> _SUPPLIED MATERIAL_:
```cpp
template <int KQ0, int KQ1, int H, int R, int WR, int UH, int ACT, int NBG, int NA, int KBL = 0, bool RAW = false>
__global__ void __launch_bounds__(64 * (H / (16 * UH)) * WR)
lstm_h2s_kernel(const LstmH2Args args) {
  constexpr int NG = H / (16 * UH);
  constexpr int KK0 = KQ0 / 8, KK1 = KQ1 / 8, KK_IN = KK0 + KK1, KK_REC = H / 32, KK = KK_IN + KK_REC;
  constexpr int RT = 2 * R;
  constexpr int EPK = 4 * UH, TPE = 3 * RT;
  constexpr int ROWS = 32 * R * WR;
  constexpr int GS = ROWS * 8 + 8;
  constexpr int TERM = (H / 8) * GS;
  constexpr int HBUF = TERM;
  constexpr int NTHREADS = 64 * NG * WR;
  constexpr int LBG = NBG - 1, LA = NA - 1;
  static_assert(KQ0 % 8 == 0 && KQ1 % 8 == 0 && H % 32 == 0 && H % (16 * UH) == 0, "K must come in blocks of 32");
  static_assert((EPK * KK) % NBG == 0 && (EPK * KK_IN) % NBG == 0 && KK % NA == 0 && KK_IN % NA == 0,
                "ring sizes must divide the block counts");
  static_assert(LA >= 1 && LA <= KK_IN && LA <= KK_REC && LBG <= EPK * KK_REC, "leads must stay inside a phase");

  constexpr int NE = UH * RT * 4;
  constexpr bool CLDS = NE > 32;
  __shared__ __attribute__((aligned(16))) float hbuf[2 * HBUF];
  __shared__ __attribute__((aligned(16))) float bnl[2 * H];
  __shared__ float cl[CLDS ? NE * NTHREADS : 1];
  __shared__ __attribute__((aligned(16))) float wl[KBL > 0 ? NG * WR * KBL * EPK * 512 : 4];

  const int lane = threadIdx.x & 63;
  const int wave = __builtin_amdgcn_readfirstlane(threadIdx.x >> 6);
#if NRV_STAMP
  __shared__ unsigned long long stamp_lds[kStampWaves * kStampSteps * kStampSlots];
  int stamp_step = 0;
  for (int i = threadIdx.x; i < kStampWaves * kStampSteps * kStampSlots; i += 64 * (H / (16 * UH)) * WR) stamp_lds[i] = 0;
  unsigned long long stamp_rt0;
  asm volatile("s_memrealtime %0\n\ts_waitcnt lgkmcnt(0)" : "=s"(stamp_rt0)::"memory");
#endif
  const int hg = wave % NG, wr = wave / NG;
  const int l15 = lane & 15, kq = lane >> 4;
  const LstmBlock blk = lstm_block();
  if (blk.rowblk >= args.n_blk) return;
  const int dir = blk.dir;
  const LstmH2ModelParams& P = args.m[blk.model];
  const int T = args.T;
  const int row0 = blk.rowblk * ROWS + wr * (32 * R);
  const int lrow0 = wr * (32 * R);

  const __amdgpu_buffer_rsrc_t wrs = make_rsrc(
      (const char*)P.wsplit + ((size_t)(dir * NG + hg) * KK) * (EPK * 2 * 1024), KK * EPK * 2 * 1024);
  const unsigned wlane = lane * 16;
  const float* bp = P.bias + (size_t)(dir * NG + hg) * 4 * (16 * UH) + l15;
  const float dsc = P.descale, dsc02 = 0.2f * dsc, dsc2 = 2.885390081777927f * dsc;
  float kI[UH], kF[UH], kO[UH], kG[UH], bzI[UH], bzF[UH], bzO[UH];
#pragma unroll
  for (int uh = 0; uh < UH; ++uh) {
    const float bi = bp[0 * 16 * UH + 16 * uh] * dsc, bf = bp[1 * 16 * UH + 16 * uh] * dsc,
                bg = bp[2 * 16 * UH + 16 * uh] * dsc, bo = bp[3 * 16 * UH + 16 * uh] * dsc;
    kI[uh] = __builtin_fmaf(bi, 0.2f, 0.5f); kF[uh] = __builtin_fmaf(bf, 0.2f, 0.5f);
    kO[uh] = __builtin_fmaf(bo, 0.2f, 0.5f); kG[uh] = bg * 2.885390081777927f;
    bzI[uh] = bi; bzF[uh] = bf; bzO[uh] = bo;
  }
  const int u0 = hg * 16 * UH + l15;
  const int hw_off = (u0 >> 3) * GS + (lrow0 + 4 * kq) * 8 + (u0 & 7);
  const int hp_off = kq * GS + (lrow0 + l15) * 8;

  float* const wlw = wl + (wave * KBL * EPK) * 512 + lane * 4;
  if constexpr (KBL > 0) {
#pragma unroll 1
    for (int e0 = 0; e0 < KBL * EPK; e0 += 4) {
      f32x4 v[8];
#pragma unroll
      for (int j = 0; j < 8; ++j)
        if (e0 + j / 2 < KBL * EPK) v[j] = buf_load16(wrs, wlane, ((e0 + j / 2) * 2 + (j & 1)) * 1024);
#pragma unroll
      for (int j = 0; j < 8; ++j)
        if (e0 + j / 2 < KBL * EPK) *(f32x4*)(wlw + ((e0 + j / 2) * 2 + (j & 1)) * 256) = v[j];
    }
  }
  for (int i = threadIdx.x; i < 2 * H; i += NTHREADS)
    bnl[i] = i < H ? P.out_scale[dir * H + i] : P.out_shift[dir * H + i - H];
  for (int i = threadIdx.x; i < HBUF; i += NTHREADS) hbuf[i] = 0.f;
  float c[CLDS ? 1 : NE];
  if constexpr (CLDS) {
#pragma unroll
    for (int i = 0; i < NE; ++i) cl[i * NTHREADS + threadIdx.x] = 0.f;
  } else {
#pragma unroll
    for (int i = 0; i < NE; ++i) c[i] = 0.f;
  }
  __syncthreads();

  struct ABase {
    __amdgpu_buffer_rsrc_t r0[R], r1[R];
    unsigned v0[R][2], v1[R][2];
  };
  auto mk_base = [&](int s) __attribute__((always_inline)) {
    const int sc = s < T ? s : T - 1;
    const int t = dir ? (T - 1 - sc) : sc;
    ABase ab;
#pragma unroll
    for (int r = 0; r < R; ++r) {
      ab.r0[r] = make_rsrc(P.in0.ubase(row0 + r * 32, t), 0xffffffffu);
      if constexpr (KQ1 > 0) ab.r1[r] = make_rsrc(P.in1.ubase(row0 + r * 32, t), 0xffffffffu);
      else ab.r1[r] = ab.r0[r];
#pragma unroll
      for (int sub = 0; sub < 2; ++sub) {
        ab.v0[r][sub] = (P.in0.voff(row0 + r * 32, t, l15 + 16 * sub, kq & 1) + (kq >> 1) * 512) * 4;
        if constexpr (KQ1 > 0) ab.v1[r][sub] = (P.in1.voff(row0 + r * 32, t, l15 + 16 * sub, kq & 1) + (kq >> 1) * 512) * 4;
        else ab.v1[r][sub] = 0;
      }
    }
    return ab;
  };
  struct BReg { f16x8 t[2]; };
  struct AReg { f32x4 v[2]; };
  BReg b[NBG];
  AReg a[NA][RT];
  auto loadB = [&](int e, BReg& bb) __attribute__((always_inline)) {
    if (KBL > 0 && e < KBL * EPK) {
      bb.t[0] = __builtin_bit_cast(f16x8, *(const f32x4*)(wlw + (e * 2) * 256));
      bb.t[1] = __builtin_bit_cast(f16x8, *(const f32x4*)(wlw + (e * 2 + 1) * 256));
    } else {
      bb.t[0] = __builtin_bit_cast(f16x8, buf_load16(wrs, wlane, (e * 2) * 1024));
      bb.t[1] = __builtin_bit_cast(f16x8, buf_load16(wrs, wlane, (e * 2 + 1) * 1024));
    }
  };
  auto loadA_in = [&](const ABase& ab, int kk, int rt, AReg& d) __attribute__((always_inline)) {
    const int r = rt >> 1, sub = rt & 1;
    if (KQ1 == 0 || kk < KK0) {
      d.v[1] = buf_load16(ab.r0[r], ab.v0[r][sub], kk * 4096 + 1024);
      d.v[0] = buf_load16(ab.r0[r], ab.v0[r][sub], kk * 4096);
    } else {
      d.v[1] = buf_load16(ab.r1[r], ab.v1[r][sub], (kk - KK0) * 4096 + 1024);
      d.v[0] = buf_load16(ab.r1[r], ab.v1[r][sub], (kk - KK0) * 4096);
    }
  };
  auto loadA_rec = [&](const _Float16* hp, int kkr, int rt, AReg& d) __attribute__((always_inline)) {
    const _Float16* qh = hp + kkr * 4 * GS + rt * 128;
    d.v[1] = *(const f32x4*)(qh + TERM);
    d.v[0] = *(const f32x4*)(qh);
  };
  auto loadB1 = [&](int e, int term, BReg& bb) __attribute__((always_inline)) {
    if (KBL > 0 && e < KBL * EPK) bb.t[term] = __builtin_bit_cast(f16x8, *(const f32x4*)(wlw + (e * 2 + term) * 256));
    else bb.t[term] = __builtin_bit_cast(f16x8, buf_load16(wrs, wlane, (e * 2 + term) * 1024));
  };
  auto loadA_in1 = [&](const ABase& ab, int kk, int rt, int term, AReg& d) __attribute__((always_inline)) {
    const int r = rt >> 1, sub = rt & 1;
    if (KQ1 == 0 || kk < KK0) d.v[term] = buf_load16(ab.r0[r], ab.v0[r][sub], kk * 4096 + term * 1024);
    else d.v[term] = buf_load16(ab.r1[r], ab.v1[r][sub], (kk - KK0) * 4096 + term * 1024);
  };
  auto loadA_rec1 = [&](const _Float16* hp, int kkr, int rt, int term, AReg& d) __attribute__((always_inline)) {
    d.v[term] = *(const f32x4*)(hp + kkr * 4 * GS + rt * 128 + term * TERM);
  };
  constexpr int APPE = (2 * RT + EPK - 1) / EPK;
  static_assert(4 + APPE <= 3 * RT, "fragment pieces must fit behind an entry's products");
  constexpr int PA[3] = {0, 1, 0}, PB[3] = {1, 0, 0};

  constexpr int GST = 14;
  struct GateSt { float zi, zf, zg, zo, cp, p, hv, t; _Float16 hh, hl; };
  auto gate_stage = [&](GateSt& g, const f32x4 (&Z)[4][UH][RT], _Float16* hw, int e, int st) __attribute__((always_inline)) {
    const int uh = e / (RT * 4), rt = (e / 4) % RT, reg = e % 4;
    if (st == 0) {
      g.zi = Z[0][uh][rt][reg]; g.zf = Z[1][uh][rt][reg];
      if constexpr (CLDS) g.cp = cl[e * NTHREADS + threadIdx.x];
      else g.cp = c[e];
    } else if (st == 1) {
      g.zg = Z[2][uh][rt][reg]; g.zo = Z[3][uh][rt][reg];
    } else if (st == 2) {
      if constexpr (ACT == 0) {
        g.zi = __builtin_fminf(__builtin_fmaxf(__builtin_fmaf(g.zi, dsc02, kI[uh]), 0.0f), 1.0f);
        g.zf = __builtin_fminf(__builtin_fmaxf(__builtin_fmaf(g.zf, dsc02, kF[uh]), 0.0f), 1.0f);
      } else {
        g.zi = sigmoid_exact(__builtin_fmaf(g.zi, dsc, bzI[uh]));
// ... 243 lines not shown
```

Measured before the change: 12.43 million.

## Stage weight fragments into LDS via direct global-to-LDS loads with rotation

After: 12.52 million, median of 6. No clear change (+0.8%).

```diff
diff --git a/nanoreviser_amd/csrc/nrv_api.hip b/nanoreviser_amd/csrc/nrv_api.hip
--- a/nanoreviser_amd/csrc/nrv_api.hip
+++ b/nanoreviser_amd/csrc/nrv_api.hip
@@ -3732,6 +3732,10 @@
   if (bytes > sizeof(nrv::nrv_stamp_buf)) bytes = sizeof(nrv::nrv_stamp_buf);
   return hipMemcpyFromSymbol(dst, HIP_SYMBOL(nrv::nrv_stamp_buf), bytes, 0, hipMemcpyDeviceToHost) == hipSuccess ? (int)0 : -1;
 }
+int nrv_exp_stage_stamps(void* dst, size_t bytes) {
+  if (bytes > sizeof(nrv::nrv_stage_stamp_buf)) bytes = sizeof(nrv::nrv_stage_stamp_buf);
+  return hipMemcpyFromSymbol(dst, HIP_SYMBOL(nrv::nrv_stage_stamp_buf), bytes, 0, hipMemcpyDeviceToHost) == hipSuccess ? (int)0 : -1;
+}
 #endif
 
 const char* nrv_kernel_name(int slot) {
diff --git a/nanoreviser_amd/csrc/nrv_cnn_r.h b/nanoreviser_amd/csrc/nrv_cnn_r.h
--- a/nanoreviser_amd/csrc/nrv_cnn_r.h
+++ b/nanoreviser_amd/csrc/nrv_cnn_r.h
@@ -2,6 +2,7 @@
 #include "nrv_common.h"
 #include "nrv_lstm_f16x2s.h"
 #include "nrv_lstm1.h"
+#include "nrv_stage.h"
 
 namespace nrv {
 
@@ -53,18 +54,12 @@
   const int lane = threadIdx.x & 63;
   const int n = lane & 15, q = lane >> 4;
 
-  const __amdgpu_buffer_rsrc_t wrs = make_rsrc(P.dfrag, NKS * 8 * 1024);
-  for (int base = 0; base < NKS * 8 * 64; base += 8 * kCnnRThreads) {
-    f32x4 v[8];
-#pragma unroll
-    for (int j = 0; j < 8; ++j) v[j] = buf_load16(wrs, (unsigned)(base + j * kCnnRThreads + threadIdx.x) * 16, 0);
-#pragma unroll
-    for (int j = 0; j < 8; ++j)
-      if (base + j * kCnnRThreads + threadIdx.x < NKS * 8 * 64) ((f32x4*)wd_s)[base + j * kCnnRThreads + threadIdx.x] = v[j];
-  }
+  NRV_STAGE_ENTRY();
+  stage_frags_lds(P.dfrag, wd_s, NKS * 8, wave, kCnnRWaves + kCnnRL1Waves, lane, 0);
   static_assert((kCnnRWaves * kCnnRC1Wave + 2 * kCnnRSlot) % 8 == 0, "ring image in 16-byte pieces");
   for (int i = threadIdx.x; i < (kCnnRWaves * kCnnRC1Wave + 2 * kCnnRSlot) / 8; i += kCnnRThreads) ((f32x4*)c1_s)[i] = f32x4{0.f, 0.f, 0.f, 0.f};
   __syncthreads();
+  NRV_STAGE_DONE(0, blockIdx.x + gridDim.x * blockIdx.y);
 
   if (wave >= kCnnRWaves) {
     const int nu = 2 * ((args.l1_rows + 15) / 16);
diff --git a/nanoreviser_amd/csrc/nrv_head_f16x2.h b/nanoreviser_amd/csrc/nrv_head_f16x2.h
--- a/nanoreviser_amd/csrc/nrv_head_f16x2.h
+++ b/nanoreviser_amd/csrc/nrv_head_f16x2.h
@@ -1,6 +1,7 @@
 #pragma once
 #include "nrv_head.h"
 #include "nrv_lstm_f16x2.h"
+#include "nrv_stage.h"
 
 namespace nrv {
 
@@ -41,6 +42,7 @@
   const int T = args.T;
   const int tid = threadIdx.x, lane = tid & 63, half = lane >> 5, l31 = lane & 31;
   const int wave = __builtin_amdgcn_readfirstlane(tid >> 6);
+  NRV_STAGE_ENTRY();
   {
     const __amdgpu_buffer_rsrc_t srs = make_rsrc(P.wsplit, NFRAG * 1024);
     for (int base = 0; base < NFRAG * 64; base += 8 * NT) {
@@ -72,6 +74,7 @@
   f32x4 x[8][2];
   if (wave < T && (int)blockIdx.x < args.n_tiles) load_x(blockIdx.x * T + wave, x);
   __syncthreads();
+  NRV_STAGE_DONE(3, blockIdx.x + gridDim.x * blockIdx.y);
 
   const float m1 = neg_one_opaque();
   constexpr int PW[3] = {1, 0, 0}, PX[3] = {0, 1, 0};
diff --git a/nanoreviser_amd/csrc/nrv_kernels.h b/nanoreviser_amd/csrc/nrv_kernels.h
--- a/nanoreviser_amd/csrc/nrv_kernels.h
+++ b/nanoreviser_amd/csrc/nrv_kernels.h
@@ -1,5 +1,6 @@
 #pragma once
 #include "nrv_common.h"
+#include "nrv_stage.h"
 #include "nrv_cnn.h"
 #include "nrv_lstm1.h"
 #include "nrv_lstm_f32.h"
diff --git a/nanoreviser_amd/csrc/nrv_lstm2_u.h b/nanoreviser_amd/csrc/nrv_lstm2_u.h
--- a/nanoreviser_amd/csrc/nrv_lstm2_u.h
+++ b/nanoreviser_amd/csrc/nrv_lstm2_u.h
@@ -1,5 +1,6 @@
 #pragma once
 #include "nrv_lstm_f16x2s.h"
+#include "nrv_stage.h"
 
 namespace nrv {
 
@@ -25,17 +26,9 @@
 
 __device__ __forceinline__ void lstm2_t_stage(const Lstm2TModelParams& P, const int dir, float* wl, float* bl,
                                               const int tid, const int nthreads) {
-  const __amdgpu_buffer_rsrc_t wrs = make_rsrc((const char*)P.wfrag + (size_t)dir * kL2tWFrags * 1024, kL2tWFrags * 1024);
-  for (int base = 0; base < kL2tWFrags * 64; base += 8 * nthreads) {
-    f32x4 v[8];
-#pragma unroll
-    for (int j = 0; j < 8; ++j) v[j] = buf_load16(wrs, (unsigned)(base + j * nthreads + tid) * 16, 0);
-#pragma unroll
-    for (int j = 0; j < 8; ++j)
-      if (base + j * nthreads + tid < kL2tWFrags * 64) ((f32x4*)wl)[base + j * nthreads + tid] = v[j];
-  }
-  const f32x4* bsrc = (const f32x4*)(P.bias + (size_t)dir * 16 * 256);
-  for (int i = tid; i < 16 * 64; i += nthreads) ((f32x4*)bl)[i] = bsrc[i];
+  const int wave = __builtin_amdgcn_readfirstlane(tid >> 6);
+  stage_frags_lds((const char*)P.wfrag + (size_t)dir * kL2tWFrags * 1024, wl, kL2tWFrags, wave, nthreads / 64, tid & 63, 0);
+  stage_frags_lds(P.bias + (size_t)dir * 16 * 256, bl, 16, wave, nthreads / 64, tid & 63, 0);
 }
 
 
@@ -251,8 +244,10 @@
   const int lane = threadIdx.x & 63;
   const int wave = __builtin_amdgcn_readfirstlane(threadIdx.x >> 6);
   const int chain = wave & 3, hf = wave >> 2;
+  NRV_STAGE_ENTRY();
   lstm2_t_stage(P, blockIdx.y, wl, bl, threadIdx.x, kL2uThreads);
   __syncthreads();
+  NRV_STAGE_DONE(1, blockIdx.x + gridDim.x * (blockIdx.y + gridDim.y * blockIdx.z));
   lstm2_u_unit<ACT>(P, args.T, blockIdx.y, blockIdx.x * 4 + chain, lane, hf, wl, bl, hx + chain * 2 * 4 * 64);
 }
 
diff --git a/nanoreviser_amd/csrc/nrv_lstm_f16x2s.h b/nanoreviser_amd/csrc/nrv_lstm_f16x2s.h
--- a/nanoreviser_amd/csrc/nrv_lstm_f16x2s.h
+++ b/nanoreviser_amd/csrc/nrv_lstm_f16x2s.h
@@ -1,5 +1,6 @@
 #pragma once
 #include "nrv_lstm_f16x2.h"
+#include "nrv_stage.h"
 
 namespace nrv {
 
@@ -59,6 +60,7 @@
   unsigned long long stamp_rt0;
   asm volatile("s_memrealtime %0\n\ts_waitcnt lgkmcnt(0)" : "=s"(stamp_rt0)::"memory");
 #endif
+  NRV_STAGE_ENTRY();
   const int hg = wave % NG, wr = wave / NG;
   const int l15 = lane & 15, kq = lane >> 4;
   const LstmBlock blk = lstm_block();
@@ -88,18 +90,9 @@
   const int hp_off = kq * GS + (lrow0 + l15) * 8;
 
   float* const wlw = wl + (wave * KBL * EPK) * 512 + lane * 4;
-  if constexpr (KBL > 0) {
-#pragma unroll 1
-    for (int e0 = 0; e0 < KBL * EPK; e0 += 4) {
-      f32x4 v[8];
-#pragma unroll
-      for (int j = 0; j < 8; ++j)
-        if (e0 + j / 2 < KBL * EPK) v[j] = buf_load16(wrs, wlane, ((e0 + j / 2) * 2 + (j & 1)) * 1024);
-#pragma unroll
-      for (int j = 0; j < 8; ++j)
-        if (e0 + j / 2 < KBL * EPK) *(f32x4*)(wlw + ((e0 + j / 2) * 2 + (j & 1)) * 256) = v[j];
-    }
-  }
+  if constexpr (KBL > 0)
+    stage_frags_lds((const char*)P.wsplit + ((size_t)(dir * NG + hg) * KK) * (EPK * 2 * 1024), wl + (wave * KBL * EPK) * 512,
+                    KBL * EPK * 2, 0, 1, lane, stage_rot(blockIdx.x, 3, KBL * EPK * 2));
   for (int i = threadIdx.x; i < 2 * H; i += NTHREADS)
     bnl[i] = i < H ? P.out_scale[dir * H + i] : P.out_shift[dir * H + i - H];
   for (int i = threadIdx.x; i < HBUF; i += NTHREADS) hbuf[i] = 0.f;
@@ -112,6 +105,7 @@
     for (int i = 0; i < NE; ++i) c[i] = 0.f;
   }
   __syncthreads();
+  if constexpr (KBL > 0) NRV_STAGE_DONE(2, blockIdx.x);
 
   struct ABase {
     __amdgpu_buffer_rsrc_t r0[R], r1[R];
diff --git a/nanoreviser_amd/csrc/nrv_stage.h b/nanoreviser_amd/csrc/nrv_stage.h
--- /dev/null
+++ b/nanoreviser_amd/csrc/nrv_stage.h
@@ -0,0 +1,55 @@
+#pragma once
+
+#if defined(__HIPCC__)
+#include "nrv_common.h"
+#define NRV_STAGE_HD __host__ __device__
+#else
+#define NRV_STAGE_HD
+#endif
+
+namespace nrv {
+
+NRV_STAGE_HD constexpr int frag_at(int k, int rot, int n_frags) { return (k + rot) % n_frags; }
+
+NRV_STAGE_HD constexpr int stage_rot(int id, int stride, int n_frags) { return ((id / 8) * stride) % n_frags; }
+
+#if defined(__HIPCC__)
+__device__ __forceinline__ void stage_frags_lds(const void* src, float* lds, int n_frags, int wave, int n_waves, int lane, int rot) {
+  typedef __attribute__((address_space(1))) char gchar;
+  typedef __attribute__((address_space(3))) char lchar;
+  gchar* const g = (gchar*)const_cast<void*>(src) + lane * 16;
+  lchar* const l = (lchar*)lds;
+  for (int k = wave; k < n_frags; k += n_waves) {
+    const int f = frag_at(k, rot, n_frags);
+    __builtin_amdgcn_global_load_lds(g + f * 1024, l + f * 1024, 16, 0, 0);
+  }
+}
+
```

> _WORK REQUEST_: Check every line of the records above for the string "gridDim". Copy those that hold it.

> _RESPONSE TO THE EXERCISE_:
+  NRV_STAGE_DONE(0, blockIdx.x + gridDim.x * blockIdx.y);
+  NRV_STAGE_DONE(3, blockIdx.x + gridDim.x * blockIdx.y);
+  NRV_STAGE_DONE(1, blockIdx.x + gridDim.x * (blockIdx.y + gridDim.y * blockIdx.z));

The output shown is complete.